A BRIEF HISTORY OF THE POETRY SLAM Marc Smith started a poetry reading at a Chicago jazz club IN 1984, the Get Me High Lounge, looking for a way to breathe life into boring poetry reading nights. His emphasis on poetry AND performance, laid the groundwork for the brand of poetry that would eventually become known as POETRY SLAM.
Since this time the world of SLAM poetry has EXPLODED with poets from all around the world hosting and competing in poetry slams on a weekly basis. The annual National Poetry Slam, staged in a different city each year is an annual slam championship tournament, where 4 person teams from all over North America and Europe gather to compete against each other for the national title. It has become part Super Bowl, part poetry summer camp, and part traveling exhibition. Starting out as a way to revive and bring life to the oral tradition of poetry, SLAM has now evolved into incorporating online and technological elements into the SLAM performance. Offline slams emphasize oral readings. The angle to SLAM I created and hosted in 2004 and now in 2008 emphasizes page performance and immediate improvisation of writing a poem to test your skills and wits. It’s not for everyone. Some people hate the idea of improvisation as they believe that good poetry takes time to write. But the motto of my poetry slam is this: first thought, best thought. I have read so many poems at All Poetry and elsewhere loaded down with so much poetry technique that they completely miss the point of what poetry is all about in the first place: to reach an audience. Poetry is NOT about impressing people. It’s about reaching people! And if technique does that so be it. But do not use it so much that it covers up your thoughts in the first place unless that is your intention. Poetry techniques should emphasis ‘first thought, best thought’.
WHAT IS A POETRY SLAM
Poetry SLAM is the competitive art of performance poetry, emphasizing writing and performance, encouraging poets to focus on what their poetry and their presentation of it.

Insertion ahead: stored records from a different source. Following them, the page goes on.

template <int MODE, int EPAR>
__device__ __forceinline__ void epi_plain(Ctx& c, LayerState& st, int p, int ch, f4 (&a)[SB], f4 b) {
    static_assert(EPAR == 0 || EPAR == 1, "compile-time parity");
    const int q = ch >> 1;
    constexpr int bb = EPAR;
    if (p < 2) {
        if (p >= SB) return;
        const int sb = p;
        f4& v = a[sb];
        if constexpr (is_fwd(MODE)) {
#pragma unroll
            for (int r = 0; r < 4; ++r)
                v[r] = __builtin_bit_cast(float, max(__builtin_bit_cast(int, v[r] + b[r]), st.floor_i));
            f4 sv = v;
            if constexpr (is_qs(MODE)) {
                if (st.qsplit) {
                    typedef unsigned u2 __attribute__((ext_vector_type(2)));
                    typedef unsigned u4 __attribute__((ext_vector_type(4)));
                    unsigned h0, l0, h1, l1;
                    split2(v[0], v[1], h0, l0);
                    split2(v[2], v[3], h1, l1);
                    char* d = c.ximg + ((q * SB + sb) * 2) * 1024 + c.lane * 16 + 8 * bb;
                    *reinterpret_cast<u2*>(d) = u2{h0, h1};
                    *reinterpret_cast<u2*>(d + 1024) = u2{l0, l1};
                    sv = __builtin_bit_cast(f4, u4{h0, h1, l0, l1});
                }
            }
            if constexpr (EPAR == 0) {
                st.stash[sb] = sv;
            } else {
                const int so = 64 * (ch - 1);
                __builtin_amdgcn_raw_buffer_store_b128(st.stash[sb], st.ro, st.row_off[sb], so, ST_AUX);
                __builtin_amdgcn_raw_buffer_store_b128(sv, st.ro, st.row_off[sb] + 64u, so, ST_AUX);
            }
        } else {
            const int sh = 4 * (7 - (ch & 7));
            if constexpr (EPAR == 0) {
                if (ch == 8) st.mcur[sb] = st.mi[sb][1];
            }
#pragma unroll
            for (int r = 0; r < 4; ++r) {
                const int dead = __builtin_amdgcn_sbfe((int)st.mcur[sb], (unsigned)(sh + r), 1u);
                const float x = v[r];
                v[r] = __builtin_bit_cast(float, __builtin_bit_cast(int, x) & ~dead);
            }
            if constexpr (EPAR == 0) {
                st.stash[sb] = v;
            } else {
                const f4 x = st.stash[sb];
                const bool lo8 = (c.lane & 8) == 0;
                f4 rx, ry;
#pragma unroll
                for (int r = 0; r < 4; ++r) {
                    const float xr = x[r], yr = v[r];
                    rx[r] = ror8(xr);
                    ry[r] = ror8(yr);
                }
                const f4 va = lo8 ? x : ry;
                const f4 vb = lo8 ? rx : v;
                const int so = 64 * (ch - 1);
                __builtin_amdgcn_raw_buffer_store_b128(va, st.ro, st.pa[sb], so, ST_AUX);
                __builtin_amdgcn_raw_buffer_store_b128(vb, st.ro, st.pb[sb], so, ST_AUX);
            }
        }
    } else if (p == 2) {
        if constexpr (is_fwd(MODE)) {
#pragma unroll
            for (int sb = 0; sb < SB; ++sb) {
                unsigned t = st.mw[sb][1];
#pragma unroll
                for (int r = 3; r >= 0; --r) t = shift_in_dead(t, a[sb][r]);
                st.mw[sb][1] = t;
            }
            if constexpr (EPAR == 1) {
                if (ch == 7) {
#pragma unroll
                    for (int sb = 0; sb < SB; ++sb) {
                        st.mw[sb][0] = st.mw[sb][1];
                        st.mw[sb][1] = 0;
                    }
                }
            }
        }
    } else {
        if (!(is_qs(MODE) && st.qsplit)) {
#pragma unroll
            for (int sb = 0; sb < SB; ++sb) {
                typedef unsigned u2 __attribute__((ext_vector_type(2)));
                char* d = c.ximg + ((q * SB + sb) * 2) * 1024 + c.lane * 16 + 8 * bb;
                if constexpr (is_x1(MODE)) {
                    *reinterpret_cast<u2*>(d) = u2{hi2(a[sb][0], a[sb][1]), hi2(a[sb][2], a[sb][3])};
                } else {
                    unsigned h0, l0, h1, l1;
                    split2(a[sb][0], a[sb][1], h0, l0);
                    split2(a[sb][2], a[sb][3], h1, l1);
                    const u2 h = {h0, h1}, lo = {l0, l1};
                    *reinterpret_cast<u2*>(d) = h;
                    *reinterpret_cast<u2*>(d + 1024) = lo;
                }
            }
        }
    }
}

constexpr int EPI_NP = 3;
__host__ __device__ constexpr int epi_part_of(int i) {
    return i == 0 ? 0 : i + 1;
}
template <int KBR, int EPI0>
__host__ __device__ constexpr int epi_placed() {
    return KBR - EPI0 < EPI_NP ? (KBR - EPI0 > 0 ? KBR - EPI0 : 0) : EPI_NP;
}

template <int MODE>
constexpr int epi0_of() { return is_fwd(MODE) ? 3 : 4; }

constexpr int FA = 2;

template <int MODE, int KBR, int I>
__device__ __forceinline__ void first_reads(bf16x8 (&fr)[FA][2], unsigned sa) {
    if constexpr (I < FA && I < KBR) {
        lds_frag<I * 2048>(fr[I][0], sa);
        if constexpr (!is_x1(MODE)) lds_frag<I * 2048 + 1024>(fr[I][1], sa);
        first_reads<MODE, KBR, I + 1>(fr, sa);
    }
}

template <int MODE, int KBR, int KBH, int KB_I, int EPAR = -1, bool PL = false>
__device__ __forceinline__ void reg_steps(Ctx& c, LayerState& st, unsigned sa, bf16x8 (&fr)[FA][2], f4 (&a)[SB],
                                          f4 (&pv)[SB], f4& pb, int ch) {
    constexpr int EPI0 = KBR >= 8 ? epi0_of<MODE>() : (KBR >= 4 ? 1 : 0);
    if constexpr (KB_I < KBR) {
        bf16x8(&f)[2] = fr[KB_I % FA];
        constexpr int later = (KB_I + FA - 1 < KBR - 1 ? KB_I + FA - 1 : KBR - 1) - KB_I;
        if constexpr (is_x1(MODE)) {
            lds_wait1<later>(f[0]);
#pragma unroll
            for (int sb = 0; sb < SB; ++sb) a[sb] = mfma16(f[0], c.xh[KB_I][sb], a[sb]);
        } else {
            lds_wait<2 * later>(f[0], f[1]);
#pragma unroll
            for (int sb = 0; sb < SB; ++sb) a[sb] = mfma16(f[1], c.xh[KB_I][sb], a[sb]);
#pragma unroll
            for (int sb = 0; sb < SB; ++sb) a[sb] = mfma16(f[0], c.xl[KB_I][sb], a[sb]);
#pragma unroll
            for (int sb = 0; sb < SB; ++sb) a[sb] = mfma16(f[0], c.xh[KB_I][sb], a[sb]);
        }
        if constexpr (KB_I + FA < KBR) {
            lds_frag<(KB_I + FA) * 2048>(f[0], sa);
            if constexpr (!is_x1(MODE)) lds_frag<(KB_I + FA) * 2048 + 1024>(f[1], sa);
        }
        if constexpr (KB_I == EPI0 && is_fwd(MODE) && !(PL && EPAR == 2))
            bias_wait<(KBR > 0 ? DMA_PER_WAVE : 0) + (is_x1(MODE) ? 1 : 2) * KBH>(pb);
        if constexpr (KB_I >= EPI0 && KB_I < EPI0 + epi_placed<KBR, EPI0>()) {
            if constexpr (!PL)
                epi_part<MODE, EPAR>(c, st, epi_part_of(KB_I - EPI0), ch - 1, pv, pb);
            else if constexpr (EPAR != 2)
                epi_plain<MODE, EPAR>(c, st, epi_part_of(KB_I - EPI0), ch - 1, pv, pb);
        }
        __builtin_amdgcn_sched_barrier(0);
        reg_steps<MODE, KBR, KBH, KB_I + 1, EPAR, PL>(c, st, sa, fr, a, pv, pb, ch);
    }
}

Upon performing their work on stage they are judged by 5 members of the audience. Typically, the host or another organizer select the judges, who are instructed to give numerical scores based equally on the poet's content and on performance.
WHAT KIND OF POETRY IS READ AT A SLAM AND WHO CAN BE PART OF A SLAM ? It all depends on the type of poets who sign up. SLAM attracts emos to highbrows. There is no favoritism in SLAM. SLAM rounds cover everything- from free writes to structured poetry. SLAM tries to test skill, but ultimately the audience decides who wins each round, therefore there is a lot of luck involved. Poets are free in most rounds to write and perform any type of poetry, from comedy to confessional, from any style to any subject- with the ONLY limit being imposed on them the prompt for that round. Some rounds will set severe limits to test a particular aspect of poetry skill, but in all other aspects the slammer is free to ‘be me’ as they say. SLAM is open to anyone who wishes to sign up. Everyone who signs up has the opportunity to read in the first round, but subsequent rounds are determined by the judges' scores. The judges from the audience decide who they want to see more work from.
Usually there is an admission fee. But the Poetry SLAM I am hosting on All Poetry depends only on donations for prize money and to keep it advertising. How do you win a SLAM? There's no formula for winning a slam. You just gotta practice. But the fairness of the judges in their competency to detect skill, their tastes, the audience's reactions, all contribute to the scores, and who gets to go on to the next round.
WHAT ARE THE RULES?
Rules vary from slam to slam, but the basic rules are:
Each poem must be an original creation of the poet.
Each poet gets three minutes (plus a ten-second grace period) to create and perform poem. If they go over three minutes they are eliminated from the SLAM.
In an offline SLAM, the poet may not use props, costumes, or musical instruments. On an online SLAM they have an entire page at their disposal, various fonts, colors and backgrounds made available on All Poetry. Of course anyone who posts a poem at any given time has this available. But in a SLAM they must use these tools at their disposal under pressure and they must at all times keep the audience in mind while at the same time not betraying their own voice.
HOW IS A SLAM JUDGED? Each SLAM round is judged by 5 judges selected randomly from the audience. Of the scores the poet received from the five judges, the high and low scores are dropped, and the middle three are added together, giving the poet a total score. In the Poetry SLAM tonight their will be five judges preselected from the audience, but also the rest of the audience will judge as well as one collective voice. All their scores will be added and averaged together for one score to be added to the 5 other judges’ scores.